Li Haoyun respiró hondo, recordó el consejo de su hermana mayor y se calmó un poco.
De inmediato, tecleó un mensaje y se lo envió al Decimotercer Joven Maestro.
El Decimotercer Joven Maestro estaba desconcertado por la desaparición de la imagen cuando, de repente, recibió el mensaje de Li Haoyun.
Al abrirlo, entró en pánico al instante, y su acompañante se asomó con curiosidad para mirar la pantalla.
«Decimotercer Joven Maestro, ¿me tomas por tonto?
¿Quieres matar con un cuchillo prestado?
Entonces no esperes conservar el garaje de tu flota.
Si esta noche no queda reducido a escombros, mi apellido no es Li», decía el mensaje.
—¡Maldita sea, tenemos que salir de aquí, al garaje!
—Al Decimotercer Joven Maestro ya no le importaba Lin Feng y salió corriendo, con la esperanza de poder salvar algunos coches a su vuelta.

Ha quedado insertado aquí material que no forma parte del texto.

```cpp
static int wide_forward(const abn_tower_desc* t, const float* x1, const float* x2, int64_t rows, int64_t n_calls, int train,
                        const Layout& L, float* ws, hipStream_t st)
{
    PlanesFwdP f;
    { const int rc = make_planes_fwd(t, x1, x2, rows, n_calls, train, L, ws, st, &f); if (rc != ABN_OK) return rc; }
    const int np = planes_of(t);
    static bool wd_attr_set[16] = {};
    if (first_use_on_device(wd_attr_set)) PL_LDS_ATTR(wide_fwd_layer_kernel, wd_lds_bytes);
    const int nl = t->n_layers;
    const int64_t wpc = bn_wgs_per_call(rows, n_calls), nrb = n_calls * wpc;
    const int G = wide_groups_for(t, nrb * PL_ROWS);
    const bool keep = !t->forward_only;
    for (int l = 0; l < nl; ++l) {
        WideFwdP q = {};
        q.l = l; q.last = l == nl - 1;
        q.K = (int)t->dims[l]; q.N = (int)t->dims[l + 1];
        q.act = f.act[l];
// ... 567 lines not shown
            if (hipFuncSetAttribute(reinterpret_cast<const void*>(wgrad_step_small_kernel), hipFuncAttributeMaxDynamicSharedMemorySize, (int)WGS_LDS_BYTES) != hipSuccess) {
                set_error("tower_reduce_step: cannot reserve %zu bytes of LDS", WGS_LDS_BYTES);
                return ABN_E_LAUNCH;
            }
            wgs_attr[dev] = true;
        }
        hipLaunchKernelGGL(wgrad_step_small_kernel, dim3((unsigned)n_wg), dim3(WGS_NT), WGS_LDS_BYTES, (hipStream_t)stream, w);
        ABN_CHECK_LAUNCH("tower_reduce_step (weight gradients + step)");
        return ABN_OK;
    }
    ReduceTable rt = make_reduce_table(t, B);
    for (int l = 0; l < t->n_layers; ++l) {
        ABN_REQUIRE(t->dW[l] && t->db[l] && t->dW[l] >= grads && t->dW[l] + rt.nW[l] <= grads + n && t->db[l] >= grads &&
                        t->db[l] + rt.nb[l] <= grads + n,
                    "tower_reduce_step: layer %d's gradients are not inside the flat buffer", l);
        if (t->batch_norm) {
            ABN_REQUIRE(t->dbn_w[l] && t->dbn_b[l] && t->dbn_w[l] >= grads && t->dbn_w[l] + rt.nb[l] <= grads + n &&
                            t->dbn_b[l] >= grads && t->dbn_b[l] + rt.nb[l] <= grads + n,
                        "tower_reduce_step: layer %d's BatchNorm gradients are not inside the flat buffer", l);
            rt.extra_off[rt.n_extra] = t->dbn_w[l] - grads; rt.extra_n[rt.n_extra++] = (int32_t)rt.nb[l];
            rt.extra_off[rt.n_extra] = t->dbn_b[l] - grads; rt.extra_n[rt.n_extra++] = (int32_t)rt.nb[l];
        }
    }
    hipLaunchKernelGGL(slab_reduce_step_kernel, dim3(grid_for((rt.total + 3) / 4)), dim3(256), 0, (hipStream_t)stream,
                       scratch + B.slabs, rt, make_optp(kind, lr, hp0, hp1, eps, step, grad_scale), params, grads, state1,
                       state2, t->batch_norm && t->sync_ws ? reinterpret_cast<const unsigned*>(t->sync_ws) + 16 : nullptr,
                       t->source ? t->source->step_ctr : nullptr);
    ABN_CHECK_LAUNCH("tower_reduce_step");
    return ABN_OK;
}


int abn_linear_forward(const float* x, const float* W, const float* b, int64_t rows, int64_t in_dim,
                       int64_t out_dim, int act, float* y, void* stream)
{
    ABN_REQUIRE(x && W && y, "linear_forward: null pointer");
    ABN_REQUIRE(rows >= 0 && rows < (1LL << 30) && in_dim >= 1 && out_dim >= 1 && in_dim < (1 << 24) && out_dim < (1 << 24),
                "linear_forward: bad shape");
    ABN_REQUIRE(act >= ABN_ACT_NONE && act <= ABN_ACT_TANH, "linear_forward: unsupported activation %d", act);
    const GemmP p = fwd_gemm(x, W, b, y, rows, in_dim, out_dim, act, nullptr, 0);
    return launch_gemm<true, true, EPI_FWD>(p, 1, (hipStream_t)stream);
}

int abn_linear_dgrad(const float* dz, const float* W, int64_t rows, int64_t in_dim, int64_t out_dim,
                     const float* a_prev, int act_prev, float* dx, void* stream)
{
    ABN_REQUIRE(dz && W && dx, "linear_dgrad: null pointer");
    ABN_REQUIRE(rows >= 0 && rows < (1LL << 30) && in_dim >= 1 && out_dim >= 1 && in_dim < (1 << 24) && out_dim < (1 << 24),
                "linear_dgrad: bad shape");
    ABN_REQUIRE(act_prev >= ABN_ACT_NONE && act_prev <= ABN_ACT_TANH, "linear_dgrad: unsupported activation %d", act_prev);
// ... 67 lines not shown
```

### abnet3_amd/csrc/tower_planes.h

```cpp
#pragma once
#include <type_traits>

#include "gemm_f32.h"

namespace abn {

typedef int v4i __attribute__((ext_vector_type(4)));

constexpr int PL_ROWS = 32;
constexpr int PL_WAVES = 8;
constexpr int PL_NT = 64 * PL_WAVES;
constexpr int PL_MAXW = 512;
constexpr int PL_MAXSTEPS = PL_MAXW / 16;
#ifdef PL_DEPTH_OVERRIDE
constexpr int PL_DEPTH = PL_DEPTH_OVERRIDE;
#else
constexpr int PL_DEPTH = 4;
#endif
constexpr int PL_PART_BYTES = 4 * 16 * 64 * 4;
constexpr int PL_SC_BYTES = PL_WAVES * 64 * 4 + PL_WAVES * 32 * 4;
constexpr int PL_AMAX = 32;

__host__ __device__ inline int pl_steps(int64_t contraction) { return ((int)((contraction + 15) / 16) + PL_DEPTH - 1) / PL_DEPTH * PL_DEPTH; }
__host__ __device__ inline int pl_blocks(int64_t features) { return (int)((features + 31) / 32); }
// ... 184 lines not shown
template <int NP>
__device__ __forceinline__ int tgather_row_offset(int r)
{
    const int sp = r >> 4, jh = (r >> 3) & 1, jl = r & 3, hp = (r >> 2) & 1;
    if constexpr (NP >= 2) return sp * 2048 + jh * 1024 + hp * 32 * 16 + jl * 4;
    else return sp * 1024 + hp * 32 * 16 + (4 * jh + jl) * 2;
}
template <int NP>
__device__ __forceinline__ float tgather(const char* tile_pair, int row_off, int c)
{
    if constexpr (NP >= 2) return *reinterpret_cast<const float*>(tile_pair + row_off + c * 16);
    else return (float)*reinterpret_cast<const __bf16*>(tile_pair + row_off + c * 16);
}

template <int N> __device__ __forceinline__ void wait_vmcnt() { asm volatile("s_waitcnt vmcnt(%0)" :: "n"(N) : "memory"); }

struct PackJob {
    const float* W;
    int N, K;
    int transposed;
    int nblk, nsteps;
    int tile0;
    int blk0;
    int64_t dst;
};
struct PackTable {
    int n_jobs, n_tiles, n_blocks;
    char* base;
    PackJob job[2 * ABN_MAX_LAYERS];
};

template <int NP>
__global__ __launch_bounds__(256) void pack_planes_kernel(PackTable t)
{
    const int tile = __builtin_amdgcn_readfirstlane(blockIdx.x * 4 + (threadIdx.x >> 6));
    if (tile >= t.n_tiles) return;
    const int lane = threadIdx.x & 63, r = lane & 31, h = lane >> 5;
    int jn = 0;
    while (jn + 1 < t.n_jobs && tile >= t.job[jn + 1].tile0) ++jn;
    const PackJob& J = t.job[jn];
    const int local = tile - J.tile0;
    const int nb = local / J.nsteps, s = local % J.nsteps;
    const int a = 32 * nb + r;
    const int rows_a = J.transposed ? J.K : J.N;
    const int len_c = J.transposed ? J.N : J.K;
    f32x4 v0 = {0.f, 0.f, 0.f, 0.f}, v1 = v0;
    if (a < rows_a) {
        const int c0 = 16 * s + 4 * h, c1 = c0 + 8;
        if (!J.transposed) {
            if (c0 < len_c) v0 = *reinterpret_cast<const f32x4*>(J.W + (int64_t)a * J.K + c0);
            if (c1 < len_c) v1 = *reinterpret_cast<const f32x4*>(J.W + (int64_t)a * J.K + c1);
        } else {
#pragma unroll
            for (int e = 0; e < 4; ++e) {
                if (c0 + e < len_c) v0[e] = J.W[(int64_t)(c0 + e) * J.K + a];
                if (c1 + e < len_c) v1[e] = J.W[(int64_t)(c1 + e) * J.K + a];
            }
        }
    }
    write_frag<NP>(t.base + J.dst + ((int64_t)local * NP) * 1024 + lane * 16, v0, v1);
}

__global__ __launch_bounds__(PL_NT) void pack_planes_scaled_kernel(PackTable t)
{
    __shared__ float wmax[PL_WAVES];
    const int lane = threadIdx.x & 63, r = lane & 31, h = lane >> 5;
    const int wave = __builtin_amdgcn_readfirstlane(threadIdx.x >> 6);
    const int b = blockIdx.x;
    int jn = 0;
    while (jn + 1 < t.n_jobs && b >= t.job[jn + 1].blk0) ++jn;
    const PackJob& J = t.job[jn];
    const int nb = b - J.blk0;
    const int rows_a = J.transposed ? J.K : J.N;
    const int len_c = J.transposed ? J.N : J.K;
    const int a = 32 * nb + r;
    const int ac = a < rows_a ? a : rows_a - 1;
    constexpr int SPW = PL_MAXSTEPS / PL_WAVES;
    f32x4 v[SPW][2];
    float m = 0.0f;
#pragma unroll
    for (int i = 0; i < SPW; ++i) {
        const int s = wave + PL_WAVES * i;
        const bool live = s < J.nsteps && a < rows_a;
#pragma unroll
        for (int u = 0; u < 2; ++u) {
            const int c = 16 * s + 4 * h + 8 * u;
            const int cc = c < len_c ? c : len_c - 4;
            f32x4 x;
            if (!J.transposed) {
                x = *reinterpret_cast<const f32x4*>(J.W + (int64_t)ac * J.K + cc);
            } else {
#pragma unroll
                for (int e = 0; e < 4; ++e) x[e] = J.W[(int64_t)(cc + e) * J.K + ac];
            }
            const bool ok = live && c < len_c;
#pragma unroll
            for (int e = 0; e < 4; ++e) v[i][u][e] = ok ? x[e] : 0.0f;
        }
        m = fmaxf(m, absmax8(v[i][0], v[i][1]));
    }
    m = wave_max(m);
    if (lane == 0) wmax[wave] = m;
    __syncthreads();
#pragma unroll
    for (int w = 0; w < PL_WAVES; ++w) m = fmaxf(m, wmax[w]);
    float sc, inv;
    scale_of(m, sc, inv);
    char* const image = t.base + J.dst;
#pragma unroll
    for (int i = 0; i < SPW; ++i) {
        const int s = wave + PL_WAVES * i;
        if (s < J.nsteps) write_frag<2>(image + ((int64_t)(nb * J.nsteps + s) * 2) * 1024 + lane * 16, v[i][0], v[i][1], sc);
    }
    if (threadIdx.x == 0) reinterpret_cast<float*>(image + (int64_t)J.nblk * J.nsteps * 2048)[nb] = inv;
}
__device__ __forceinline__ float packed_inv(const char* __restrict__ image, int nblk, int nsteps, int blk)
{
    return reinterpret_cast<const float*>(image + (int64_t)nblk * nsteps * 2048)[blk < nblk ? blk : nblk - 1];
}
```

Le había salido el tiro por la culata.
Al oír los pasos frenéticos del exterior, el rostro de Lin Feng esbozó una sonrisa burlona.
Dio un paso atrás y soltó a Ally.
Ally, que ya estaba débil, perdió su apoyo al instante, sus piernas flaquearon y cayó hacia delante, agitando las manos por instinto y, en el proceso, arrancándole la toalla a Lin Feng.